Problem statement>
Look through the listing below for the word "hipHostFree" and copy every line where it occurs.

(Data records begins)

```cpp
struct fa_ctx {
    fa_config cfg{};
    uint32_t gran = 300;
    hipStream_t stream = nullptr;
    struct LaunchEvents { hipEvent_t e0, e1, e2; };
    std::vector<LaunchEvents> ev_pool;
    size_t ev_used = 0;
    std::vector<LaunchEvents> dev_pool;
    size_t dev_used = 0;

    Slot* tab = nullptr;
    uint32_t cap_log2 = 20;
    SpillEntry* spill = nullptr;
    uint32_t spill_cap = 0;
    Counters* d_ctr = nullptr;
    Counters* h_ctr = nullptr;
    static constexpr int NSNAP = 8;
    Counters* h_snap = nullptr;
    hipEvent_t snap_ev[NSNAP] = {};
    uint64_t snap_records[NSNAP] = {};
    uint64_t snap_seq[NSNAP] = {};
    uint64_t launch_seq = 0, known_seq = 0;
    uint64_t launched_records = 0, known_records = 0;
    Counters known{};
    uint32_t* d_exotic = nullptr;
    size_t exotic_cap = 0;
    uint4* seg = nullptr;
    size_t seg_bytes = 0;
    uint32_t* seg_counts = nullptr;
    size_t seg_counts_cap = 0;
    uint4* cseg = nullptr;
    size_t cseg_bytes = 0;
    uint32_t* cseg_counts = nullptr;
    size_t cseg_counts_cap = 0;
    HotSeed* hot_seed = nullptr;
    uint32_t* hot_seed_tag = nullptr;
    uint32_t hot_seed_wgs = 0, hot_epoch = 0;
    uint32_t cms_par = 0;
    uint32_t* cms_psize = nullptr;
    uint4* wseg = nullptr;
    size_t wseg_bytes = 0;
// ... 235 lines not shown
        return FA_ERR_ARG;
    }
    fa_ctx* c = new fa_ctx();
    c->cfg = cfg;
    c->gran = gran;
    c->cap_log2 = cfg.table_capacity_log2;
    if (const char* d = getenv("FA_DEBUG_FLAGS")) c->dbg = (uint32_t)strtoul(d, nullptr, 0);
    if (const char* d = getenv("FA_PLOG2")) c->plog2 = std::min<uint32_t>(PART_LOG2_MAX, std::max<uint32_t>(4, (uint32_t)atoi(d)));
    if (const char* d = getenv("FA_WGPC")) c->wgpc_cap = (uint32_t)atoi(d);
    if (const char* d = getenv("FA_SEG_CAP")) c->seg_cap_limit = std::max<uint32_t>(40u, (uint32_t)atoi(d) & ~7u);
    if (const char* d = getenv("FA_SINK")) c->sink_mode = !strcmp(d, "direct") ? 1 : !strcmp(d, "scatter") ? 2 : 0;
    if (const char* d = getenv("FA_CMS")) c->cms_atomic = !strcmp(d, "atomic");
    if (const char* d = getenv("FA_WIDE")) c->wide_mode = !strcmp(d, "atomic") ? 1 : !strcmp(d, "scatter") ? 2 : !strcmp(d, "log") ? 3 : 0;
    if (const char* d = getenv("FA_WIDE_LOG_CHUNKS")) c->wlog_max = (size_t)std::max(0, atoi(d));
    if (const char* d = getenv("FA_WSEG_BUDGET")) c->wseg_budget = (uint32_t)std::max(1, atoi(d));
    if (const char* d = getenv("FA_AGG_PASSES")) {
        const int v = atoi(d);
        c->agg_passes_forced = (v == 1 || v == 2 || v == 4 || v == 8) ? (uint32_t)v : 0u;
    }
    c->cms_scatter_ok = cms_scatterable(cfg.cms_depth, cfg.cms_width_log2);
    if (const char* d = getenv("FA_STAGE_THREADS")) c->stage_threads = (unsigned)std::min(64, std::max(1, atoi(d)));
    c->stage_threads = std::min(c->stage_threads, std::max(1u, std::thread::hardware_concurrency()));
    if (const char* d = getenv("FA_TUPLE")) c->t8_mode = !strcmp(d, "8") ? 1 : !strcmp(d, "16") ? 2 : 0;
    if (const char* d = getenv("FA_SEQ")) c->seq_mode = !strcmp(d, "1") ? 1 : !strcmp(d, "0") ? 2 : 0;
    auto bail = [&](const char* what, hipError_t e) {
        g_create_error = std::string("fa_create: ") + what + ": " + hipGetErrorString(e);
        fa_destroy(c);
        return e == hipErrorOutOfMemory ? FA_ERR_NOMEM : FA_ERR_HIP;
    };
    hipError_t e;
    if ((e = hipSetDevice(cfg.device)) != hipSuccess) return bail("hipSetDevice", e);
    {
        int v = 0;
        if (hipDeviceGetAttribute(&v, hipDeviceAttributeMultiprocessorCount, cfg.device) == hipSuccess && v > 0)
            c->num_cus = v;
    }
    if ((e = hipStreamCreateWithFlags(&c->stream, hipStreamNonBlocking)) != hipSuccess)
        return bail("hipStreamCreate", e);
    for (int i = 0; i < 2; i++)
        if ((e = hipEventCreateWithFlags(&c->stage_ev[i], hipEventDisableTiming)) != hipSuccess ||
            (e = hipEventCreateWithFlags(&c->copy_ev[i], hipEventDisableTiming)) != hipSuccess)
            return bail("hipEventCreate", e);
    for (int i = 0; i < fa_ctx::NSNAP; i++)
        if ((e = hipEventCreateWithFlags(&c->snap_ev[i], hipEventDisableTiming)) != hipSuccess) return bail("hipEventCreate", e);
    if ((e = hipHostMalloc(&c->h_snap, sizeof(Counters) * fa_ctx::NSNAP)) != hipSuccess) return bail("hipHostMalloc", e);
    c->spill_cap = 2u * cfg.max_batch_records + (1u << 21);
    c->wide_per_record = ((cfg.key_sets & FA_KEYS_ADDR_PORT_PROTO) ? 1u : 0u) + ((cfg.key_sets & FA_KEYS_PORT_HIST) ? 2u : 0u) +
                         ((cfg.key_sets & FA_KEYS_MINUTE_SERIES) ? 1u : 0u);
    c->wspill_cap = (uint32_t)std::min<uint64_t>((uint64_t)c->wide_per_record * 2u * cfg.max_batch_records + (1u << 21), 1u << 25);
    size_t tab_bytes = sizeof(Slot) << c->cap_log2;
    if ((e = hipMalloc(&c->tab, tab_bytes)) != hipSuccess) return bail("hipMalloc(table)", e);
    if ((e = hipMemsetAsync(c->tab, 0, tab_bytes, c->stream)) != hipSuccess) return bail("memset", e);
    if ((e = hipMalloc(&c->spill, sizeof(SpillEntry) * c->spill_cap)) != hipSuccess)
        return bail("hipMalloc(spill)", e);
    if ((e = hipMalloc(&c->d_ctr, sizeof(Counters))) != hipSuccess) return bail("hipMalloc(ctr)", e);
    if ((e = hipMemsetAsync(c->d_ctr, 0, sizeof(Counters), c->stream)) != hipSuccess)
        return bail("memset", e);
    if ((e = hipHostMalloc(&c->h_ctr, sizeof(Counters))) != hipSuccess) return bail("hipHostMalloc", e);
    if (cfg.key_sets & (FA_KEYS_SRCADDR_CMS | FA_KEYS_DSTADDR_CMS)) {
        c->cms_words = (size_t)cfg.cms_depth << cfg.cms_width_log2;
        if (cfg.key_sets & FA_KEYS_SRCADDR_CMS) {
            if ((e = hipMalloc(&c->cms_src, c->cms_words * 8 * CMS_REPLICAS)) != hipSuccess) return bail("hipMalloc(cms)", e);
            if ((e = hipMemsetAsync(c->cms_src, 0, c->cms_words * 8 * CMS_REPLICAS, c->stream)) != hipSuccess)
                return bail("memset", e);
        }
        if (cfg.key_sets & FA_KEYS_DSTADDR_CMS) {
            if ((e = hipMalloc(&c->cms_dst, c->cms_words * 8 * CMS_REPLICAS)) != hipSuccess) return bail("hipMalloc(cms)", e);
            if ((e = hipMemsetAsync(c->cms_dst, 0, c->cms_words * 8 * CMS_REPLICAS, c->stream)) != hipSuccess)
// ... 96 lines not shown
        const size_t np = (size_t)CMS_SETS * CMS_NPART;
        std::vector<uint32_t> cnt(np * c->last_nwg * 2);
        if (hipMemcpy(cnt.data(), c->cseg_counts, cnt.size() * 4, hipMemcpyDeviceToHost) == hipSuccess) {
            unsigned long long tot = 0, mx = 0, mxseg = 0;
            for (size_t p = 0; p < np; p++) {
                unsigned long long s = 0;
                for (uint32_t w = 0; w < c->last_nwg; w++) {
                    const unsigned long long v = (unsigned long long)cnt[p * c->last_nwg + w] + cnt[(np + p) * c->last_nwg + w];
                    s += v;
                    mxseg = std::max(mxseg, v);
                }
                tot += s;
                mx = std::max(mx, s);
            }
            fprintf(stderr, "[flowagg] last launch's sketch tuples: %llu, per partition mean %.0f max %llu (%.2fx), longest segment %llu (mean %.1f)\n", tot,
                    (double)tot / (double)np, mx, (double)mx * (double)np / (double)std::max(1ull, tot), mxseg, (double)tot / (double)(np * c->last_nwg));
        }
    }
    (void)hipFree(c->tab);
    (void)hipFree(c->spill);
    (void)hipFree(c->d_ctr);
    if (c->h_ctr) (void)hipHostFree(c->h_ctr);
    if (c->h_snap) (void)hipHostFree(c->h_snap);
    for (int i = 0; i < fa_ctx::NSNAP; i++)
        if (c->snap_ev[i]) (void)hipEventDestroy(c->snap_ev[i]);
    (void)hipFree(c->d_exotic);
    (void)hipFree(c->seg);
    (void)hipFree(c->seg_counts);
    (void)hipFree(c->cseg);
    (void)hipFree(c->cseg_counts);
    (void)hipFree(c->cms_psize);
    (void)hipFree(c->hot_seed);
    (void)hipFree(c->hot_seed_tag);
    (void)hipFree(c->wseg);
    (void)hipFree(c->wseg_counts);
    for (auto* v : {&c->wlog, &c->wlog_free})
        for (auto& k : *v) {
            (void)hipFree(k.seg);
            (void)hipFree(k.counts);
        }
    for (int i = 0; i < 2; i++) {
        if (c->h_stage[i]) (void)hipHostFree(c->h_stage[i]);
        (void)hipFree(c->d_in[i]);
        if (c->stage_ev[i]) (void)hipEventDestroy(c->stage_ev[i]);
        if (c->copy_ev[i]) (void)hipEventDestroy(c->copy_ev[i]);
    }
// ... 161 lines not shown
```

(Data records ends)

Result for this exercise>
    if (c->h_ctr) (void)hipHostFree(c->h_ctr);
    if (c->h_snap) (void)hipHostFree(c->h_snap);
        if (c->h_stage[i]) (void)hipHostFree(c->h_stage[i]);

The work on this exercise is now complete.